Ale nie powinniśmy zbyt wcześnie poklepywać się po plecach. Ponieważ w ciągu tych samych 40 lat, w których wiek emerytalny wynosił 67 lat, długoterminowy niedobór funduszy Ubezpieczeń Społecznych gwałtownie wzrósł do ponad 20 bilionów dolarów. I przez te cztery dekady Kongres i różni prezydenci nie zrobili dokładnie nic, aby rozwiązać ten problem ze strony Ubezpieczeń Społecznych.

To opóźnienie oznacza, że ​​reformy ubezpieczeń społecznych stają się coraz trudniejsze.
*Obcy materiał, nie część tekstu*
#include <atomic>
#include <condition_variable>
#include <cstdint>
#include <cstdio>
#include <cstdlib>
#include <deque>
#include <functional>
#include <memory>
#include <mutex>
#include <pthread.h>
#include <shared_mutex>
#include <thread>
#include <vector>

namespace sgpu {

class InstanceLock
{
public:
    InstanceLock() = default;
    InstanceLock(const InstanceLock&) = delete;
// ... 184 lines not shown
    };
    struct RowsBuild
    {
        bool open = false;
        bool haveSums = false;
        uint64_t sumsVersion = 0;
        WinEntry sums[kRowSums];
        uint32_t readMask = 0;
        uint32_t cutMax = 0;
        bool versioned = false;
        uint32_t base = 0;
        std::vector<WinEntry> win;
        std::vector<SumUpdate> updates;
        int updateOf[kRowSums];
        std::vector<RowItem> rows;
        uint32_t maxExtent = 0;
    };
    struct PendingSolve
    {
        SolveDesc desc;
        std::vector<SolveRow> rows;
        std::vector<uint8_t> coef;
        mutable uint32_t asmRow = 0, asmCoef = 0;
    };
    struct PendingGe
    {
        uint16_t rows = 0, cols = 0;
        uint32_t pickLen = 0;
        uint32_t result = 0;
        bool chained = false;
        uint32_t solve = ~0u;
        std::vector<uint8_t> in;
// ... 128 lines not shown
    void drop_callbacks()
    {
        if (b_) {
            b_->callbacks.clear();
            b_->keep.clear();
        }
    }

    WinEntry* rows_window(uint32_t lo, uint32_t hi, uint32_t* from);
    void rows_update(unsigned sumIndex, uint64_t dst, uint32_t n, uint32_t valid, unsigned s,
                     uint32_t fromElement, uint32_t toElement);
    void rows_row(const WinEntry* sums, uint64_t dst, uint32_t n, uint32_t valid, uint8_t mix,
                  uint32_t mask0, uint32_t mask1, unsigned row, uint32_t ldpcN,
                  uint32_t ldpcFirst, uint32_t cutoff, const uint8_t* lit = nullptr, uint32_t litLen = 0,
                  uint64_t sumsVersion = 0);
    static uint64_t next_table_version();
    void rows_seal()
    {
        if (b_)
            b_->rows_close();
    }

    void copy(uint64_t dst, uint64_t src, uint32_t len);

    void deliver(uint64_t src, uint32_t cap, uint64_t dst, uint64_t lenOut, uint64_t stride);

    void frame(uint64_t src, uint32_t bytes, const uint8_t* hdr, uint32_t hdrLen, uint64_t dst, uint64_t lenOut,
               uint64_t stride, uint32_t lenBase = 0);
    void frame_literal(const uint8_t* data, uint32_t bytes, const uint8_t* hdr, uint32_t hdrLen, uint64_t dst,
                       uint64_t lenOut, uint64_t stride);
// ... 229 lines not shown
        size_t upCap = 0;
        uint8_t* stage = nullptr;
        size_t stageCap = 0;
        void* landed = nullptr;
        int64_t ticket = 0;
    } gslots_[kGatherSlots];
    int64_t gNext_ = 0;
    bool gather_land(GatherSlot& g);
    int64_t rows_async(const void* rows, uint64_t stride, const uint32_t* lens, unsigned count, unsigned maxFrames,
                       void* pinnedOut, unsigned ackSlots = 0, unsigned ackBytes = 0);
    std::atomic<uint64_t> walks_{0};
    std::atomic<uint64_t> packs_{0};
    std::atomic<uint64_t> duplexes_{0};
    std::atomic<uint64_t> ackFrames_{0};
    std::atomic<uint64_t> concats_{0};
    static constexpr unsigned kRowsShapeStats = 5;
    std::atomic<uint64_t> rowsShape_[kRowsShapeStats] = {};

Tak jak ja wskazał, gdyby Kongres przyjął propozycję administracji Busha z 2001 r., aby zwiększać przyszłe świadczenia z Ubezpieczeń Społecznych tylko o stopę inflacji, program byłby dzisiaj zrównoważony, a emeryci nadal mieliby rekordowo wysokie dochody i rekordowo niskie wskaźniki ubóstwa. Dziś stajemy przed serią złych wyborów. Jeśli, tak jak proszą francuscy protestujący, nadal będziemy kopać puszkę w dół drogi, będziemy mogli winić tylko siebie.